Still, Gaige says that in losing so much of what she owned she has learned a lot, and she continues to grow as a result.

“It’s kind of hard to look in retrospect at what I’ve learned from it when I’m still learning from it,” she said.

Gaige will be starting her final semester of classes at Tulane University on Jan. 16, and will be moving back into the same house after the first floor is gutted and renovated. She looks forward to her friends returning to campus as well.

“I’m really looking forward to seeing everybody again,” Gaige said. “It’ll be a good time, I’m sure.”

-Nicole Wetherell

Lauren Ulf, Junior

Tulane junior Lauren Ulf, who spent the last three months taking classes at GW, can’t wait to get back to New Orleans.

Ulf, who commuted to D.C. twice a week from her home in Bethesda, Md., said she enjoyed taking classes at GW, but wasn’t interested in the campus social life.

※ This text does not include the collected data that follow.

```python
def conv_mfma(x, w, cout, *, plan=None, istride=1, ostride=1, ntaps=9, ncls=1, in_scale=None, out_scale=None,
              noise=None, noise_w=None, noise_per_channel=False, bias=None, slope=None, act=0, alpha=0.2,
              gain=LRELU_GAIN, spatial=None, anchors=None, labels=None, num_regions=1, w_split=None, in_stats=None,
              out=None, tap_shift=0, want_stats=False, w_split16=None, se=None):
    b, hi, wi, cin = x.shape
    if anchors is None:
        anchors = (hi // istride, wi // istride)
    ha, wa = anchors
    ho, wo = ha * ostride, wa * ostride
    if spatial is None:
        spatial = plan is None and istride == 1 and ntaps == 9
    if labels is not None and not spatial:
        raise RuntimeError("per-pixel region labels need the spatial (halo-tiled) mode")
    if plan is None and not spatial and (ha * wa) % BM != 0 and w_split is None and (in_scale is not None or out_scale is not None):
        plan = region_plan(torch.zeros(b, 1, 1, device=x.device, dtype=torch.uint8), 1, ha, wa, ncls)
    if out is None:
        y = torch.empty(b, ho, wo, cout, device=x.device, dtype=torch.float32)
    else:
        y = out
        if tuple(y.shape[:3]) != (b, ho, wo) or y.shape[3] < cout or labels is not None or plan is not None:
# ... 43 lines not shown
        if w_split16 is not None:
            if labels is None or out is not None:
                raise RuntimeError("e4s_conv_region_bf16x3_f32 is the masked-layer kernel")
            nws = lib.load().e4s_conv_region_ws_floats(ctypes.byref(p))
            if nws <= 0:
                raise RuntimeError("e4s_conv_region_bf16x3_f32 does not cover this contraction")
            skws = torch.empty(nws, device=x.device, dtype=torch.float32)
            p.splitk_ws = fptr(skws)
            global LAST_REGION_PATH
            LAST_REGION_PATH = lib.load().e4s_conv_region_path(ctypes.byref(p))
            call("e4s_conv_region_bf16x3_f32", ctypes.byref(p), ptr(w_split16), stream())
            return y
        nws = lib.load().e4s_conv_bf16x3_ws_floats(ctypes.byref(p))
        skws = torch.empty(nws, device=x.device, dtype=torch.float32) if nws else None
        p.splitk_ws = fptr(skws)
        fused = None
        if want_stats and nws == 0 and act == 0 and noise is None and out_scale is None and labels is None and ncls == 1 \
                and cout % 64 == 0 and out is None:
            if gather_ok:
                slots = (ha * wa) // 256 if (ha * wa) % 256 == 0 else 0
            else:
                slots = ((ha + 15) // 16) * ((wa + 15) // 16)
            if slots:
                fused = torch.empty(b * cout * slots * 2, device=x.device, dtype=torch.float64)
                p.stats_ws, p.stats_slots = ptr(fused), slots
        call("e4s_conv_bf16x3_f32", ctypes.byref(p), stream())
        if fused is not None:
            stats = torch.empty(b, cout, 2, device=x.device, dtype=torch.float32)
            pooled = torch.empty(b, cout, device=x.device, dtype=torch.float32)
            if se is not None:
# ... 7 lines not shown
        raise RuntimeError("fused InstanceNorm staging exists only in e4s_conv_bf16x3_f32")
    else:
        nws = lib.load().e4s_conv_mfma_ws_floats(ctypes.byref(p), 1 if spatial else 0)
        skws = torch.empty(nws, device=x.device, dtype=torch.float32) if nws else None
        p.splitk_ws = fptr(skws)
        call("e4s_conv_mfma_f32", ctypes.byref(p), 1 if spatial else 0, stream())
    if want_stats:
        stats, pooled = instnorm_stats(y, want_pooled=True)
        return y, (stats, se_gate(pooled, se[0], se[1]) if se is not None else pooled)
    return y


def bf16x3_eligible(cin, cout, *, istride=1, ostride=1, ntaps=9, ncls=1, masked=False):
    return (cin % 32 == 0 and cout % (128 if masked else 32) == 0 and istride == 1 and ntaps == 9
            and (ncls, ostride) in ((1, 1), (4, 2)))


def want_bf16x3(b, h, w, cin, cout, ncls=1, masked=False):
    if PRECISION == "f32" or not bf16x3_eligible(cin, cout, ncls=ncls, ostride=2 if ncls == 4 else 1, masked=masked):
        return False
    if PRECISION == "bf16x3":
        return True
    n = 4 * cout if (ncls == 4 and not masked) else cout
    bn = 128 if n % 128 == 0 else 64 if n % 64 == 0 else 32
    tiles = b * ((h + 15) // 16) * ((w + 15) // 16) * (n // bn) * (ncls if masked else 1)
    if tiles >= BF16X3_MIN_BLOCKS:
        return True
    nchunk = cin // 32
    split = min(nchunk // 2, -(-256 // tiles)) if nchunk >= 4 else 1
    return tiles * max(split, 1) >= 64
# ... 157 lines not shown
    p.labels, p.Hm, p.Wm = None, 0, 0
    if noise is not None:
        p.noise, p.noise_w = fptr(noise), fptr(noise_w)
        p.noise_bstride = ho * wo if noise.shape[0] > 1 else 0
    else:
        p.noise = p.noise_w = None
        p.noise_bstride = 0
    p.noise_per_channel = 0
    p.bias, p.slope = fptr(bias), None
    p.act, p.alpha, p.gain = act, alpha, gain
    call("e4s_upconv_bf16x3_f32", ctypes.byref(p), fptr(_f32(k4)), stream())
    return y


def conv_c32(x, w_split, cout, *, in_scale=None, out_scale=None, noise=None, noise_w=None, bias=None, act=0, alpha=0.2,
             gain=LRELU_GAIN, rgb_ws=None):
    b, h, w, cin = x.shape
    if cin != 32 or cout % 32:
        raise RuntimeError("conv_c32: Cin == 32 and Cout % 32 == 0")
    y = torch.empty(b, h, w, cout, device=x.device, dtype=torch.float32)
    p = ConvParams()
    p.x, p.w, p.y = fptr(x), fptr(w_split), fptr(y)
    p.y_cstride = 0
    p.rows = p.tiles = p.meta = None
    p.tiles_cap = 0
    p.B, p.Ha, p.Wa = b, h, w
    p.Hi, p.Wi, p.Ho, p.Wo, p.Cin, p.Cout = h, w, h, w, cin, cout
    p.istride, p.ostride, p.ntaps, p.ncls = 1, 1, 9, 1
    p.in_scale, p.out_scale = fptr(in_scale), fptr(out_scale)
    p.groups_per_batch = 1
    p.labels, p.Hm, p.Wm = None, 0, 0
    if noise is not None:
        p.noise, p.noise_w = fptr(noise), fptr(noise_w)
        p.noise_bstride = h * w if noise.shape[0] > 1 else 0
    else:
# ... 1035 lines not shown
```

e4s_amd/lib.py:

```python
import ctypes
import os

import torch

_HERE = os.path.dirname(os.path.abspath(__file__))
LIB_PATH = os.environ.get("E4S_LIB_PATH") or os.path.join(_HERE, "libe4s_hip.so")
ABI_VERSION = 19

c_p = ctypes.c_void_p
c_i = ctypes.c_int
c_l = ctypes.c_int64
c_f = ctypes.c_float
c_d = ctypes.c_double


STYLE_GRAD_MAX_JOBS = 32


class StyleGradJob(ctypes.Structure):
    _fields_ = [
        ("ds_raw", c_p), ("dd_d", c_p), ("d", c_p), ("s", c_p), ("wsq", c_p), ("dws", c_p), ("w3", c_p), ("wmod", c_p), ("ds_total", c_p),
        ("conv_scale", c_f), ("mod_scale", c_f), ("G", c_i), ("Cin", c_i), ("Cout", c_i), ("slot", c_i), ("masked", c_i),
    ]

# ... 61 lines not shown
    "e4s_pack_taps_f32": [c_p, c_p, c_i, c_i, c_i, c_p],
    "e4s_polyphase_weights_f32": [c_p, c_p, c_p, c_i, c_i, c_p],
    "e4s_polyphase_fold_f32": [c_p, c_p, c_p, c_i, c_i, c_p],
    "e4s_rgb_weights_f32": [c_p, c_p, c_p, c_i, c_i, c_f, c_p],
    "e4s_mask_labels": [c_p, c_p, c_p, c_i, c_i, c_i, c_i, c_p],
    "e4s_region_plan": [c_p] + [c_i] * 8 + [c_p, c_p, c_p, c_p, c_i, c_i, c_p],
    "e4s_conv_mfma_f32": [ctypes.POINTER(ConvParams), c_i, c_p],
    "e4s_upconv_mfma_f32": [ctypes.POINTER(ConvParams), c_p, c_p],
    "e4s_conv_bf16x3_f32": [ctypes.POINTER(ConvParams), c_p],
    "e4s_conv_bf16x3_ws_floats": [ctypes.POINTER(ConvParams)],
    "e4s_conv_mfma_ws_floats": [ctypes.POINTER(ConvParams), c_i],
    "e4s_split_bf16x2_f32": [c_p, c_p, c_l, c_i, c_p],
    "e4s_conv_region_bf16x3_f32": [ctypes.POINTER(ConvParams), c_p, c_p],
    "e4s_conv_region_ws_floats": [ctypes.POINTER(ConvParams)],
    "e4s_conv_region_path": [ctypes.POINTER(ConvParams)],
    "e4s_split16_bytes": [ctypes.c_int64, c_i, c_i],
    "e4s_split16_bf16x2_f32": [c_p, c_p, c_l, c_i, c_i, c_p],
    "e4s_upconv_blocks_per_cu": [],
    "e4s_instnorm_ws_doubles": [c_i, c_i, c_i],
    "e4s_conv_bwd_mfma_f32": [ctypes.POINTER(ConvBwdParams), c_p],
    "e4s_pack_taps_bwd_f32": [c_p, c_p, c_i, c_i, c_i, c_p],
    "e4s_demod_grad_f32": [c_p, c_p, c_p, c_p, c_l, c_p, c_f, c_f, c_p, c_i, c_i, c_i, c_p, c_p, c_i, c_i, c_i, c_i, c_p],
    "e4s_torgb_bwd_w_f32": [c_p, c_p, c_p, c_i, c_i, c_i, c_p, c_p, c_i, c_i, c_i, c_i, c_p],
    "e4s_conv_bwd_ws_floats": [ctypes.POINTER(ConvBwdParams)],
    "e4s_seg_reduce_nsplit": [c_i, c_i, c_i, c_i],
    "e4s_grouped_linear_t_f32": [c_p, c_p, c_p, c_p, c_i, c_i, c_i, c_i, c_f, c_p, c_p, c_p, c_f, c_p],
    "e4s_grouped_linear_t_ws_floats": [c_i, c_i, c_i, c_i],
    "e4s_reduce_parts_f32": [c_p, c_p, c_i, c_l, c_f, c_p],
    "e4s_reduce_parts_ws_floats": [c_i, c_l],
    "e4s_grouped_outer_f32": [c_p, c_p, c_p, c_i, c_i, c_i, c_i, c_f, c_p],
# ... 6 lines not shown
    "e4s_colsum_f32": [c_p, c_p, c_p, c_l, c_i, c_p],
    "e4s_colsum_ws_floats": [c_l, c_i],
    "e4s_scale_dot_f32": [c_p, c_p, c_p, c_p, c_p, c_i, c_l, c_i, c_p],
    "e4s_scale_dot_ws_floats": [c_i, c_l, c_i],
    "e4s_mask_to_u8": [c_p, c_p, c_i, c_i, c_i, c_i, c_i, c_p],
    "e4s_erode_u8": [c_p, c_p, c_i, c_i, c_i, c_i, c_i, c_p],
    "e4s_gaussian_blur_u8": [c_p, c_p, c_i, c_i, c_i, c_i, ctypes.POINTER(c_i), c_p],
    "e4s_alpha_composite_u8": [c_p, c_p, c_p, c_p, c_i, c_i, c_i, c_p],
    "e4s_pyrdown_u8": [c_p, c_p, c_i, c_i, c_i, c_i, c_p],
    "e4s_pyrdown_f32": [c_p, c_p, c_i, c_i, c_i, c_i, c_p],
    "e4s_pyrup_f32": [c_p, c_p, c_i, c_i, c_i, c_i, c_p],
    "e4s_u8_to_f32": [c_p, c_p, c_l, c_p],
    "e4s_lap_level_f32": [c_p, c_p, c_p, c_p, c_p, c_p, c_p, c_l, c_i, c_p],
    "e4s_clip_u8": [c_p, c_p, c_l, c_p],
    "e4s_conv_c32_bf16x3_f32": [c_p, c_p, c_p, c_p],
    "e4s_torgb_finish_f32": [c_p, c_p, c_p, c_p, c_p, c_i, c_i, c_i, c_p],
    "e4s_rowdot_multi_f32": [c_p, c_i, c_p, c_p, c_i, c_i, c_i, c_p],
    "e4s_ema_f32": [c_p, c_p, c_l, c_d, c_p],
    "e4s_adam_step_dev_f32": [c_p, c_p, c_p, c_p, c_l, c_d, c_p, c_d, c_d, c_d, c_d, c_p, c_p],
    "e4s_advance_i64": [c_p, c_l, c_p],
    "e4s_conv_smallcin_col2im_f32": [c_p, c_p] + [c_i] * 10 + [c_p],
    "e4s_region_scale_f32": [c_p, c_p, c_p, c_i, c_i, c_i, c_p, c_i, c_i, c_i, c_i, c_i, c_p],
    "e4s_col2im_region_nsplit": [c_i, c_i, c_i, c_i],
    "e4s_col2im_region_f32": [c_p, c_p, c_p, c_p, c_i, c_i, c_i, c_p, c_p, c_p, c_i, c_i, c_i, c_i, c_i, c_p],
    "e4s_act_bwd_demod_nsplit": [c_i, c_i, c_i, c_i],
    "e4s_act_bwd_demod_f32": [c_p, c_p, c_p, c_p, c_p, c_l, c_p, c_f, c_f, c_p, c_i, c_i, c_i, c_p, c_p, c_i, c_i, c_i, c_i, c_p],
    "e4s_pixel_unshuffle2_f32": [c_p, c_p, c_i, c_i, c_i, c_i, c_p],
    "e4s_wino_weights_bytes": [c_i, c_i],
    "e4s_wino_weights_f32": [c_p, c_p, c_i, c_i, c_p],
    "e4s_conv_wino_covers": [c_p],
# ... 145 lines not shown
```

e4s_amd/stylegan2.py:

```python
import math
import os
import random

import torch
from torch import nn
from torch.nn import functional as F

from . import kernels as K
from .op import FusedLeakyReLU, fused_leaky_relu, upfirdn2d, conv2d_gradfix
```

“I have just a general sense of apathy. It was hard because (transferring to GW) was not something I chose,” Ulf said. “For me it is more of a transition period. I feel like my life is on pause, and I just didn’t want to invest too much of myself into it besides for academics.”

Ulf said she enjoyed her GW classes in English and anthropology, but never got a feel for the campus in the heart of Washington, D.C.

“I’m not a huge fan of the city campus,” she said. “Tulane is in the city, but it is a separate entity. (GW) is hard to get used to.”

Ulf spent four days in New Orleans before the category four Hurricane Katrina forced her to evacuate the city. She spent a week at her roommate’s house in Georgia, surveying the devastation of the storm. When Tulane announced it would be closed for the semester, Ulf finally went home to Bethesda.

Ulf spent most of her time working for her aunt in D.C. and hanging out with old high school friends. In retrospect, she said she wishes she spent the semester at a school farther from home.

“I sometimes wish I had gone somewhere to get a more abroad feel,” she said. “I wish I hadn’t felt the need to just stay on track and I had done something different.”

Although she hasn’t returned to New Orleans since the hurricane hit, Ulf said she’s excited to go back to Tulane in January and do her part to help clean up the city. Unlike so many residents left homeless, Ulf will return to an off-campus apartment that was spared the devastation of floodwaters.

“I know my stuff’s okay,” she said. “We were lucky that there was no flooding or looting where our apartment is, but I have no idea what to expect from the city.”

“I would like to get down there where I can help out, but it is hard going back to your home when it’s not your home as you remembered it,” she added. “I know (Tulane) will try to create a sense of normalcy.”

Ulf said she knows of some Tulane students who won’t be returning to New Orleans next semester, but she couldn’t imagine staying away from her school.

“I am more gung-ho about Tulane than ever,” she said. “The spirit of the city is so strong, you can’t just move away and forget about it.”